Methods Type of targeted behaviour: increase in test ordering (BMD test) + prescribing
Study design: RCT
Country: USA
Participants Setting: primary care
15 practices, 159 providers, 327 patients
Condition: women aged 50 to 89 who had suffered a fracture (any type) and therefore high likelihood of osteoporosis
Interventions 1. Professional intervention (reminders: electronic medical record message about patient’s risk of osteoporosis + distribution of education materials)
2. Professional intervention (reminders + distribution of education materials) + patient mediated (education materials)
3. Standard practice control group
Outcomes Professional practice: proportion of study population who received medication for osteoporosis or a BMD test within 6 months after the intervention
Patient level: regular physical activity; total caloric expenditure; total calcium intake; patient satisfaction
Notes Justification for intervention type: previous studies showing electronic medical records effective in other clinical conditions
Intervention fidelity: not reported
Risk of bias
Bias Authors' judgement Support for judgement
Adequate sequence generation? Low risk From report: “A computer random‐number generator seeded by date and time once at the start of the study generated the random sequence”

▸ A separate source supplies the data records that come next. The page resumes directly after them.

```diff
diff --git a/fft_conv_pytorch_amd/csrc/fc_api.cpp b/fft_conv_pytorch_amd/csrc/fc_api.cpp
--- a/fft_conv_pytorch_amd/csrc/fc_api.cpp
+++ b/fft_conv_pytorch_amd/csrc/fc_api.cpp
@@ -329,6 +329,20 @@
     default:
       return 0;
   }
+}
+
+long long fc_debug_pers_grid(const fc_plan* plan) {
+  if (!plan || plan->kind != PlanKind::F32_1D || !plan->f1d.pers_nb) return 0;
+  return plan->f1d.pers_grid;
+}
+
+int fc_debug_pers_schedule(long long full_items, long long rem_items, long long slots, long long forced_grid,
+                           int splittable, long long sched[3]) {
+  if (!sched || full_items < 0 || rem_items < 0 || slots < 1 || forced_grid < 0) return fail(FC_ERR_INVALID, "invalid argument");
+  const int64_t split = fc::pers_tail_split(full_items, slots, forced_grid, splittable != 0);
+  const int64_t items = full_items + split + rem_items;
+  sched[0] = split; sched[1] = items; sched[2] = fc::pers_grid_for(items, slots, forced_grid);
+  return FC_OK;
 }
 
 int fc_debug_route(const fc_plan* plan, int32_t route[16]) {
diff --git a/fft_conv_pytorch_amd/csrc/fc_plan.h b/fft_conv_pytorch_amd/csrc/fc_plan.h
--- a/fft_conv_pytorch_amd/csrc/fc_plan.h
+++ b/fft_conv_pytorch_amd/csrc/fc_plan.h
@@ -43,6 +43,18 @@
 
 int current_device_cus(int* cus_out);
 int64_t round_up(int64_t v, int64_t m);
+
+inline int64_t pers_grid_for(int64_t items, int64_t slots, int64_t forced) {
+  if (forced > 0) return forced < items ? forced : (items > 0 ? items : 1);
+  if (items <= 2 * slots) { const int64_t h = (items + 1) / 2, m = items < slots ? items : slots; return h > m ? h : m; }
+  return slots;
+}
+inline int64_t pers_tail_split(int64_t full_items, int64_t slots, int64_t forced, bool splittable) {
+  const int64_t round = forced > 0 ? forced : slots;
+  if (!splittable || full_items <= round) return 0;
+  const int64_t tail = full_items % round;
+  return (tail > 0 && tail <= round / 2) ? tail : 0;
+}
 
 enum class PlanKind {
   F32_1D,
diff --git a/fft_conv_pytorch_amd/csrc/fft_engine.hpp b/fft_conv_pytorch_amd/csrc/fft_engine.hpp
--- a/fft_conv_pytorch_amd/csrc/fft_engine.hpp
+++ b/fft_conv_pytorch_amd/csrc/fft_engine.hpp
@@ -255,6 +255,13 @@
   __device__ __forceinline__ float load(BufRsrc r, unsigned voff, unsigned soff) const { return buf_load_f32(r, voff, soff); }
   __device__ __forceinline__ f2 load2(BufRsrc r, unsigned voff, unsigned soff) const { return buf_load_f32x2(r, voff, soff); }
   __device__ __forceinline__ f4 load4(BufRsrc r, unsigned voff, unsigned soff) const { return buf_load_f32x4(r, voff, soff); }
+  using R = float; using R2 = f2; using R4 = f4;
+  __device__ __forceinline__ R load_raw(BufRsrc r, unsigned voff, unsigned soff) const { return buf_load_f32(r, voff, soff); }
+  __device__ __forceinline__ R2 load2_raw(BufRsrc r, unsigned voff, unsigned soff) const { return buf_load_f32x2(r, voff, soff); }
+  __device__ __forceinline__ R4 load4_raw(BufRsrc r, unsigned voff, unsigned soff) const { return buf_load_f32x4(r, voff, soff); }
+  __device__ __forceinline__ float widen(R v) const { return v; }
+  __device__ __forceinline__ f2 widen2(R2 v) const { return v; }
+  __device__ __forceinline__ f4 widen4(R4 v) const { return v; }
   __device__ __forceinline__ void store(float v, BufRsrc r, unsigned voff, unsigned soff) const { buf_store_f32(v, r, voff, soff); }
   __device__ __forceinline__ void store2(f2 v, BufRsrc r, unsigned voff, unsigned soff) const { buf_store_f32x2(v, r, voff, soff); }
   __device__ __forceinline__ void store4(f4 v, BufRsrc r, unsigned voff, unsigned soff) const {
@@ -292,6 +299,16 @@
   }
   __device__ __forceinline__ f4 load4(BufRsrc r, unsigned voff, unsigned soff) const {
     const u32x2 w = __builtin_amdgcn_raw_buffer_load_b64(r, voff, soff, 0);
+    f4 o; o.x = in(w.x); o.y = in(w.x >> 16); o.z = in(w.y); o.w = in(w.y >> 16);
+    return o;
+  }
+  using R = unsigned short; using R2 = unsigned; using R4 = u32x2;
+  __device__ __forceinline__ R load_raw(BufRsrc r, unsigned voff, unsigned soff) const { return __builtin_amdgcn_raw_buffer_load_b16(r, voff, soff, 0); }
+  __device__ __forceinline__ R2 load2_raw(BufRsrc r, unsigned voff, unsigned soff) const { return __builtin_amdgcn_raw_buffer_load_b32(r, voff, soff, 0); }
+  __device__ __forceinline__ R4 load4_raw(BufRsrc r, unsigned voff, unsigned soff) const { return __builtin_amdgcn_raw_buffer_load_b64(r, voff, soff, 0); }
+  __device__ __forceinline__ float widen(R h) const { return in(h); }
+  __device__ __forceinline__ f2 widen2(R2 w) const { return mk2(in(w), in(w >> 16)); }
+  __device__ __forceinline__ f4 widen4(R4 w) const {
     f4 o; o.x = in(w.x); o.y = in(w.x >> 16); o.z = in(w.y); o.w = in(w.y >> 16);
     return o;
   }
diff --git a/fft_conv_pytorch_amd/csrc/host_1d.cpp b/fft_conv_pytorch_amd/csrc/host_1d.cpp
--- a/fft_conv_pytorch_amd/csrc/host_1d.cpp
+++ b/fft_conv_pytorch_amd/csrc/host_1d.cpp
@@ -54,8 +54,10 @@
       double est;
       if (c.nb == 0) {
         est = (double)((items + slots - 1) / slots) * c.t_item;
+      } else if (items > 2 * slots) {
+        est = kLaunchUs + (double)((items + slots - 1) / slots) * c.t_item;
       } else {
-        const int64_t grid = std::max<int64_t>((items + 1) / 2, std::min<int64_t>(items, slots));
+        const int64_t grid = fc::pers_grid_for(items, slots, 0);
         const double ipw = (double)items / (double)grid;
         auto t_occ = [&](int64_t wgs) {
           const int64_t occ = std::min<int64_t>(c.wgs_per_cu, (wgs + cus - 1) / cus);
@@ -135,28 +137,27 @@
   const int ph_want = ph_env ? atoi(ph_env) : 2;
   const bool ph_base = p->f1d.ph > 1 && !p->f1d.slot_tiles && !p->f1d.diag && !p->f1d.wide && p->f1d.nseg == 1 && nb >= 2 && t->S == 1;
   const bool quads = ph_want >= 2 && ph_base && p->f1d.ph % 4 == 0 && nb == 4 && p->Cig == 8 && p->cob == 8 && p->Cog % 8 == 0 && !p->f1d.bd_gs;
-  if (nb >= 2 && (int64_t)items.size() > slots && !quads) {
-    const int64_t tail = (int64_t)items.size() % slots;
-    if (tail > 0 && tail <= slots / 2) {
-      std::vector<fc::WorkItem> split;
-      for (int64_t k = (int64_t)items.size() - tail; k < (int64_t)items.size(); ++k) {
-        const fc::WorkItem w = items[k];
-        const int h = w.nbc / 2;
-        if (h == 0) { split.push_back(w); continue; }
-        split.push_back({w.b0, h, w.tile, w.goc});
-        if (p->f1d.slot_tiles) split.push_back({w.b0, w.nbc - h, w.tile + h, w.goc});
-        else split.push_back({w.b0 + h, w.nbc - h, w.tile, w.goc});
-      }
-      items.resize(items.size() - tail);
-      items.insert(items.end(), split.begin(), split.end());
-    }
+  const char* grid_env = getenv("FFTCONV_PERS_GRID");
+  const int64_t forced_grid = (grid_env && !p->f1d.wide) ? std::max<int64_t>(0, atoll(grid_env)) : 0;
+  if (const int64_t tail = fc::pers_tail_split((int64_t)items.size(), slots, forced_grid, nb >= 2 && !quads)) {
+    std::vector<fc::WorkItem> split;
+    for (int64_t k = (int64_t)items.size() - tail; k < (int64_t)items.size(); ++k) {
+      const fc::WorkItem w = items[k];
+      const int h = w.nbc / 2;
+      if (h == 0) { split.push_back(w); continue; }
+      split.push_back({w.b0, h, w.tile, w.goc});
+      if (p->f1d.slot_tiles) split.push_back({w.b0, w.nbc - h, w.tile + h, w.goc});
+      else split.push_back({w.b0 + h, w.nbc - h, w.tile, w.goc});
+    }
+    items.resize(items.size() - tail);
+    items.insert(items.end(), split.begin(), split.end());
   }
   if (rem && !p->f1d.slot_tiles)
     for (int tile = 0; tile < p->ntiles; ++tile)
       for (int goc = 0; goc < p->n_ochunks * p->G; ++goc) items.push_back({nfull * nb, rem, tile, goc});
   if (items.size() > 0x7fffffffu) return FC_OK;
   p->f1d.pers_items = (int)items.size();
-  p->f1d.pers_grid = (int)std::max<int64_t>((p->f1d.pers_items + 1) / 2, std::min<int64_t>(p->f1d.pers_items, slots));
+  p->f1d.pers_grid = (int)fc::pers_grid_for(p->f1d.pers_items, slots, forced_grid);
   if (p->f1d.wide) p->f1d.pers_grid = p->f1d.pers_items;
   FC_HIP_SETUP(hipMalloc(&p->f1d.d_items, items.size() * sizeof(fc::WorkItem)));
   FC_HIP_SETUP(hipMemcpy(p->f1d.d_items, items.data(), items.size() * sizeof(fc::WorkItem), hipMemcpyHostToDevice));
diff --git a/include/fftconv_amd.h b/include/fftconv_amd.h
--- a/include/fftconv_amd.h
+++ b/include/fftconv_amd.h
@@ -84,6 +84,11 @@
 long long fc_debug_grid(const fc_plan* plan);
 
 int fc_debug_route(const fc_plan* plan, int32_t route[16]);
+
+long long fc_debug_pers_grid(const fc_plan* plan);
+
+int fc_debug_pers_schedule(long long full_items, long long rem_items, long long slots, long long forced_grid,
+                           int splittable, long long sched[3]);
 
 typedef struct fc_long_desc {
   int64_t batch, in_channels, out_channels, groups;
```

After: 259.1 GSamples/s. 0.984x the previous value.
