# ucla-vision/xivo

Measured on AMD Instinct MI355X. Metric: EKF updates/sec (state dim 250, 80 feats) @1 GPU; % MFMA roofline, higher is better.
Workload: dtype f64; 1 GPU; MH gating + UpdateJosephForm: state dim 250, 80 features (M=160), XIVO row sparsity, P/H/inn/R resident in HBM; filters_per_gpu=16384, global_batch=16384, parallelism=replicas x1 (no collective), pipeline=sparse-H (row-pair compressed H, whitened in-solve Joseph form), hand_over=dense H -> row-pair compressed rows every step, inside the timed region, route=sparse_in_solve, not_spd_filters=0

## Files before the change

### xivo_amd/csrc/chol_trsm.hip

```cpp
#include <stdlib.h>

#include "mfma_util.h"
#include <stdio.h>

#include "trsm_lds_kernel.h"

namespace xivo_hip {

namespace {

__global__ __launch_bounds__(256) void fwd_vec_kernel(const double* __restrict__ LUall, long strideLU, int ldlu,
                                                     const double* __restrict__ invDall, long strideInvD,
                                                     const double* __restrict__ innall, long strideInn, double* __restrict__ yall,
                                                     long strideY, int Mp, int batch) {
  __shared__ double sy[4][384];
  const int wv = threadIdx.x >> 6;
  const int filt = blockIdx.x * (blockDim.x >> 6) + wv;
  if (filt >= batch) return;
  const int lane = threadIdx.x & 63, r = lane & 15, part = lane >> 4;
  const double* L = LUall + (long)filt * strideLU;
  const double* invD = invDall + (long)filt * strideInvD;
  const double* inn = innall + (long)filt * strideInn;
  double* y = yall + (long)filt * strideY;
  double* ys = sy[wv];
  const int nb = Mp / 16;
  for (int k = 0; k < nb; ++k) {
    double acc = 0.0;
    for (int c = part; c < 16 * k; c += 4) acc = fma(L[(16 * k + r) + (long)c * ldlu], ys[c], acc);
    acc += __shfl_xor(acc, 16);
    acc += __shfl_xor(acc, 32);
    const double rhs = inn[16 * k + r] - acc;
    double out = 0.0;
#pragma unroll
    for (int c = 0; c < 16; ++c) out = fma(invD[(long)k * 512 + r + 16 * c], __shfl(rhs, c), out);
    if (part == 0) { ys[16 * k + r] = out; y[16 * k + r] = out; }
  }
}


template <int NBM>
__global__ __launch_bounds__(1024) void pnew_reg_f64_kernel(PnewRegArgs g) {
  extern __shared__ __attribute__((aligned(16))) double sL[];
  const int bidx = blockIdx.x;
  const int filt = (bidx >> 3) * 8 + (bidx & 7);
  if (filt >= g.batch) return;
  if (g.skip_status && g.skip_status[filt] != 0) return;
  const int tid = threadIdx.x, lane = tid & 63, wave = __builtin_amdgcn_readfirstlane(tid >> 6);
  const int li = lane & 15, lg = lane >> 4;
  const int nb = g.Mp / 16;
  const int c0 = wave * 16;
  const bool live = c0 < g.Np;
  const double* __restrict__ G = g.G + (long)filt * g.strideG;
  d4 X[NBM];
#pragma unroll
  for (int i = 0; i < NBM; ++i) {
    X[i] = d4{0.0, 0.0, 0.0, 0.0};
    if (live && i < nb) {
#pragma unroll
      for (int r = 0; r < 4; ++r) X[i][r] = G[(c0 + li) + (long)(16 * i + lg + 4 * r) * g.ldg];
    }
  }
  sym_tiles_from_regs<NBM>(X, X, sL, g.K + (long)filt * g.strideK, g.ldk, g.T + (long)filt * g.strideT, g.ldt,
                           g.P + (long)filt * g.strideP, g.ldp, nb, g.Np / 16, g.jbp, live, wave, wave, lane);
}

template <int NBM, int WH, int NWS = 8>
__global__ __launch_bounds__(64 * NWS, NWS == 8 ? (NBM <= 4 ? 6 : (NBM <= 8 ? 4 : 2)) : 2) void trsm_stream_f64_kernel(TrsmArgs g) {
  extern __shared__ __attribute__((aligned(16))) double sL[];
  constexpr int PSZ = (NBM + 1) * 256;
  constexpr int WCOLS = 16 * NWS;
  const int chunks = (g.Np + WCOLS - 1) / WCOLS;
  const int b = blockIdx.x;
  const int xcd = b & 7, slot = b >> 3;
  const int filt = (slot / chunks) * 8 + xcd;
  const int chunk = slot % chunks;
  if (filt >= g.batch) return;
  const int tid = threadIdx.x, lane = tid & 63, wave = __builtin_amdgcn_readfirstlane(tid >> 6);
  const int li = lane & 15, lg = lane >> 4;
  const int nb = g.Mp / 16;
  const double* __restrict__ LU = g.LU + (long)filt * g.strideLU;
  const double* __restrict__ invD = g.invD + (long)filt * g.strideInvD;
  const long ld = g.ldlu;
  const int c0 = chunk * WCOLS + wave * 16;
  const bool live = c0 < g.Np;
  const __amdgpu_buffer_rsrc_t rPHT = buf_rsrc(g.PHT + (long)filt * g.stridePHT), rK = buf_rsrc(g.K + (long)filt * g.strideK),
                               rInn = buf_rsrc(g.fwd_only ? g.y + (long)filt * g.strideY : g.inn + (long)filt * g.strideInn),
                               rY = buf_rsrc(WH ? g.Yout + (long)filt * g.strideY2 : g.K);
  const unsigned vPHT = (unsigned)((live ? c0 + li : 0) + lg * g.ldpht) * 8u;
  const unsigned vK = (unsigned)((live ? c0 + li : 0) + lg * g.ldk) * 8u;
  const unsigned vY = WH ? (unsigned)((live ? c0 + li : 0) + lg * g.ldy2) * 8u : 0u;

  d4 X[NBM];
#pragma unroll
  for (int i = 0; i < NBM; ++i) {
    X[i] = d4{0.0, 0.0, 0.0, 0.0};
    if (live && i < nb) {
#pragma unroll
      for (int r = 0; r < 4; ++r) X[i][r] = buf_ld(rPHT, vPHT, (unsigned)((16 * i + 4 * r) * g.ldpht) * 8u);
    }
  }

  auto issue_panel = [&](int k, bool fwd, double* buf) {
    const int j0 = fwd ? k : 0, nj = (fwd ? nb - k : k + 1) + ((WH && !fwd) ? 1 : 0);
    for (int q = wave; q < nj * 2; q += NWS) {
      int j = j0 + (q >> 1);
      const int h = q & 1;
      const bool extra = WH && !fwd && (q >> 1) == nj - 1;
      const double* src;
      if (extra) { j = nb; src = LU + (16 * k + 2 * (lane & 7)) + (long)(16 * k + 8 * h + (lane >> 3)) * ld; }
      else if (j == k) src = invD + (long)k * 512 + (fwd ? 0 : 256) + h * 128 + 2 * lane;
      else src = LU + (16 * j + 2 * (lane & 7)) + (long)(16 * k + 8 * h + (lane >> 3)) * ld;
      __builtin_amdgcn_global_load_lds((const __attribute__((address_space(1))) void*)src,
                                       (__attribute__((address_space(3))) void*)(buf + j * 256 + h * 128), 16, 0, 0);
    }
  };
  double* buf0 = sL;
  double* buf1 = sL + PSZ;

  issue_panel(0, true, buf0);
#pragma unroll
  for (int k = 0; k < NBM; ++k) {
    if (k < nb) {
      asm volatile("s_waitcnt vmcnt(0)" ::: "memory");
      __syncthreads();
      const double* cur = (k & 1) ? buf1 : buf0;
      if (k + 1 < nb) issue_panel(k + 1, true, (k & 1) ? buf0 : buf1);
      if (live) {
        d4 t = d4{0.0, 0.0, 0.0, 0.0};
#pragma unroll
        for (int s = 0; s < 4; ++s) t = mfma(cur[k * 256 + li + 16 * (4 * s + lg)], X[k][s], t);
        X[k] = t;
#pragma unroll
        for (int s = 0; s < 4; ++s) {
#pragma unroll
          for (int i = k + 1; i < NBM; ++i) {
            if (i < nb) X[i] = mfma(-cur[i * 256 + li + 16 * (4 * s + lg)], t[s], X[i]);
          }
        }
      }
      __builtin_amdgcn_sched_barrier(0);
    }
  }
  double part = 0.0;
  if (WH && live) {
#pragma unroll
    for (int i = 0; i < NBM; ++i) {
      if (i < nb) {
#pragma unroll
        for (int r = 0; r < 4; ++r) buf_st(X[i][r], rK, vK, (unsigned)((16 * i + 4 * r) * g.ldk) * 8u);
      }
      __builtin_amdgcn_sched_barrier(0);
    }
  }
  __syncthreads();
  if (!g.fwd_only) issue_panel(nb - 1, false, buf0);
  int par = 0;
#pragma unroll
  for (int k = NBM - 1; k >= 0; --k) {
    if (k < nb && !g.fwd_only) {
      asm volatile("s_waitcnt vmcnt(0)" ::: "memory");
      __syncthreads();
      const double* cur = par ? buf1 : buf0;
      if (k > 0) issue_panel(k - 1, false, par ? buf0 : buf1);
      par ^= 1;
      if (live) {
        d4 wk = d4{0.0, 0.0, 0.0, 0.0};
        if (WH) {
          if (k == nb - 1) wk = X[k];
          else {
#pragma unroll
            for (int r = 0; r < 4; ++r) wk[r] = buf_ld(rK, vK, (unsigned)((16 * k + 4 * r) * g.ldk) * 8u);
          }
        }
        d4 t = d4{0.0, 0.0, 0.0, 0.0};
#pragma unroll
        for (int s = 0; s < 4; ++s) t = mfma(cur[k * 256 + li + 16 * (4 * s + lg)], X[k][s], t);
        if (WH) {
#pragma unroll
          for (int s2 = 0; s2 < 4; ++s2) {
            const int kk = 4 * s2 + lg;
            const double a = cur[nb * 256 + li + 16 * kk];
            X[k] = mfma(kk >= li ? -a : 0.0, t[s2], X[k]);
          }
#pragma unroll
          for (int r = 0; r < 4; ++r) part = fma(t[r], buf_ld(rInn, (unsigned)lg * 8u, (unsigned)(16 * k + 4 * r) * 8u), part);
        } else {
          X[k] = t;
        }
#pragma unroll
        for (int s = 0; s < 4; ++s) {
#pragma unroll
          for (int i = 0; i < k; ++i) X[i] = mfma(-cur[i * 256 + li + 16 * (4 * s + lg)], t[s], X[i]);
        }
        if (WH) {
#pragma unroll
          for (int r = 0; r < 4; ++r) {
            if (g.out_f32) buf_st_f32((float)(wk[r] + X[k][r]), rY, vY >> 1, (unsigned)((16 * k + 4 * r) * g.ldy2) * 4u);
            else buf_st(wk[r] + X[k][r], rY, vY, (unsigned)((16 * k + 4 * r) * g.ldy2) * 8u);
          }
          X[k] = wk - X[k];
        }
      }
      __builtin_amdgcn_sched_barrier(0);
    }
  }
  if (!live) return;
#pragma unroll
  for (int i = 0; i < NBM; ++i) {
    if (i < nb) {
#pragma unroll
      for (int r = 0; r < 4; ++r) {
        if (WH && g.out_f32) buf_st_f32((float)X[i][r], rY, vY >> 1, (unsigned)(g.Np * g.Mp + (16 * i + 4 * r) * g.ldy2) * 4u);
        else buf_st(X[i][r], rK, vK, (unsigned)((16 * i + 4 * r) * g.ldk) * 8u);
        if (!WH) part = fma(X[i][r], buf_ld(rInn, (unsigned)lg * 8u, (unsigned)(16 * i + 4 * r) * 8u), part);
      }
    }
    __builtin_amdgcn_sched_barrier(0);
  }
  part += __shfl_xor(part, 16);
  part += __shfl_xor(part, 32);
  if (lg == 0) g.err[(long)filt * g.strideErr + c0 + li] = part;
}

template <int NBM, int WH, int NWS = 8>
int launch_trsm_stream_t(const TrsmArgs& g, hipStream_t stream) {
  const int chunks = (g.Np + 16 * NWS - 1) / (16 * NWS);
  const int grid = ((g.batch + 7) / 8) * 8 * chunks;
  const size_t lds = (size_t)2 * (NBM + 1) * 256 * sizeof(double);
  static bool attr_set = false;
  if (!attr_set) {
    (void)hipFuncSetAttribute(reinterpret_cast<const void*>(&trsm_stream_f64_kernel<NBM, WH, NWS>), hipFuncAttributeMaxDynamicSharedMemorySize, 160 * 1024);
    attr_set = true;
  }
  hipLaunchKernelGGL((trsm_stream_f64_kernel<NBM, WH, NWS>), dim3(grid), dim3(64 * NWS), lds, stream, g);
  return (int)hipGetLastError();
}
static int stream_capacity(int nb, bool whitened) {
  if (whitened && nb <= 8) return nb <= 4 ? 4 : (nb <= 6 ? 6 : 8);
  if (nb <= 14) return 14;
  if (whitened) return nb <= 19 ? 19 : (nb <= 22 ? 22 : 24);
  return nb <= 16 ? 16 : (nb <= 22 ? 22 : 24);
}

template <int NBM, int TF>
int launch_trsm_lds_tf(const TrsmArgs& g_in, hipStream_t stream) {
  TrsmArgs g = g_in;
  const int nb = g.Mp / 16;
  const int chunks = (g.Np + 255) / 256;
  const int grid = ((g.batch + 7) / 8) * 8 * chunks;
  size_t lds = (size_t)nb * (nb + 1) / 2 * 16 * 17 * sizeof(double);
  if (TF) {
    lds = 160 * 1024;
    g.t_jbp = (int)(lds / 2 / ((size_t)nb * 4 * 64 * sizeof(double)));
    if (g.t_jbp > 16) g.t_jbp = 16;
  }
  static bool attr_set = false;
  if (!attr_set) {
    (void)hipFuncSetAttribute(reinterpret_cast<const void*>(&trsm_lds_f64_kernel<NBM, TF>),
                              hipFuncAttributeMaxDynamicSharedMemorySize, 160 * 1024);
    attr_set = true;
  }
  hipLaunchKernelGGL((trsm_lds_f64_kernel<NBM, TF>), dim3(grid), dim3(1024), lds, stream, g);
  return (int)hipGetLastError();
}
template <int NBM>
int launch_trsm_lds_t(const TrsmArgs& g, hipStream_t stream) {
  if (g.Yout && !g.fwd_only) return launch_trsm_lds_tf<NBM, 5>(g, stream);
  {
    if (g.T && trsm_forms_T(g.Mp, g.Np))
      return g.fwd_only ? launch_trsm_lds_tf<NBM, 2>(g, stream)
                        : (g.joseph ? launch_trsm_lds_tf<NBM, 4>(g, stream) : launch_trsm_lds_tf<NBM, 1>(g, stream));
  }
  return launch_trsm_lds_tf<NBM, 0>(g, stream);
}

}

bool pnew_reg_supported(int Mp, int Np) {
  return Mp / 16 <= 10 && Np <= 256 && Np % 16 == 0;
}

template <int NBM>
static int launch_pnew_reg_t(const PnewRegArgs& g_in, hipStream_t stream) {
  PnewRegArgs g = g_in;
  const int nb = g.Mp / 16;
  const size_t lds = 160 * 1024;
  g.jbp = (int)(lds / 2 / ((size_t)nb * 4 * 64 * sizeof(double)));
  if (g.jbp > 16) g.jbp = 16;
  static bool attr_set = false;
  if (!attr_set) {
    (void)hipFuncSetAttribute(reinterpret_cast<const void*>(&pnew_reg_f64_kernel<NBM>),
                              hipFuncAttributeMaxDynamicSharedMemorySize, 160 * 1024);
    attr_set = true;
  }
  hipLaunchKernelGGL((pnew_reg_f64_kernel<NBM>), dim3(((g.batch + 7) / 8) * 8), dim3(1024), lds, stream, g);
  return (int)hipGetLastError();
}

int launch_pnew_reg_f64(const PnewRegArgs& g, hipStream_t stream) {
  if (g.batch <= 0) return 0;
  const int nb = g.Mp / 16;
  if (nb <= 6) return launch_pnew_reg_t<6>(g, stream);
  if (nb <= 10) return launch_pnew_reg_t<10>(g, stream);
  return (int)hipErrorInvalidValue;
}

void pnew_reg_kernel_label(int Mp, char* buf, size_t n) { snprintf(buf, n, "pnew_reg_f64_kernel<%d>", Mp / 16 <= 6 ? 6 : 10); }

bool trsm_latency_route(int Mp, int batch) { return Mp / 16 <= 14 && batch <= 64; }

bool trsm_forms_T(int Mp, int Np) {
  return Mp / 16 <= 11 && Np <= 256 && Np % 16 == 0;
}

int launch_trsm_f64(const TrsmArgs& g, hipStream_t stream) {
  if (g.batch <= 0) return 0;
  const int nb = g.Mp / 16;
  if (g.latency && g.Yout && !g.fwd_only && nb <= 14) {
    if (nb <= 4) return launch_trsm_stream_t<4, 1, 4>(g, stream);
    if (nb <= 6) return launch_trsm_stream_t<6, 1, 4>(g, stream);
    if (nb <= 8) return launch_trsm_stream_t<8, 1, 4>(g, stream);
    return launch_trsm_stream_t<14, 1, 4>(g, stream);
  }
  if (g.stream8 && g.Yout && !g.fwd_only && nb <= 8) {
    if (nb <= 4) return launch_trsm_stream_t<4, 1>(g, stream);
    if (nb <= 6) return launch_trsm_stream_t<6, 1>(g, stream);
    return launch_trsm_stream_t<8, 1>(g, stream);
  }
  if (g.out_f32 && g.Yout && !g.fwd_only && nb <= 14) return launch_trsm_stream_t<14, 1>(g, stream);
  if (nb <= 6) return launch_trsm_lds_t<6>(g, stream);
  if (nb <= 10) return launch_trsm_lds_t<10>(g, stream);
  if (nb <= 11 && !(g.Yout && !g.fwd_only)) return launch_trsm_lds_t<11>(g, stream);
  const bool wh = g.Yout && !g.fwd_only;
  if (nb <= 24) {
    switch (stream_capacity(nb, wh) * 2 + (wh ? 1 : 0)) {
      case 14 * 2: return launch_trsm_stream_t<14, 0>(g, stream);
      case 14 * 2 + 1: return launch_trsm_stream_t<14, 1>(g, stream);
      case 16 * 2: return launch_trsm_stream_t<16, 0>(g, stream);
      case 19 * 2 + 1: return launch_trsm_stream_t<19, 1>(g, stream);
      case 22 * 2: return launch_trsm_stream_t<22, 0>(g, stream);
      case 22 * 2 + 1: return launch_trsm_stream_t<22, 1>(g, stream);
      case 24 * 2: return launch_trsm_stream_t<24, 0>(g, stream);
      default: return launch_trsm_stream_t<24, 1>(g, stream);
    }
  }
  return (int)hipErrorInvalidValue;
}
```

Allocation concealment? Unclear risk From report: “The study statistician randomized and assigned participants to the study groups”, but not specified if study statistician involved in recruitment process
Blinding? 
 All outcomes Low risk From report: “The study analyst assessing the outcomes was blinded to the treatment groups”
Incomplete outcome data addressed? 
 All outcomes Low risk  
Free of selective reporting? Unclear risk Insufficient information provided
Free of other bias? High risk No protection against contamination.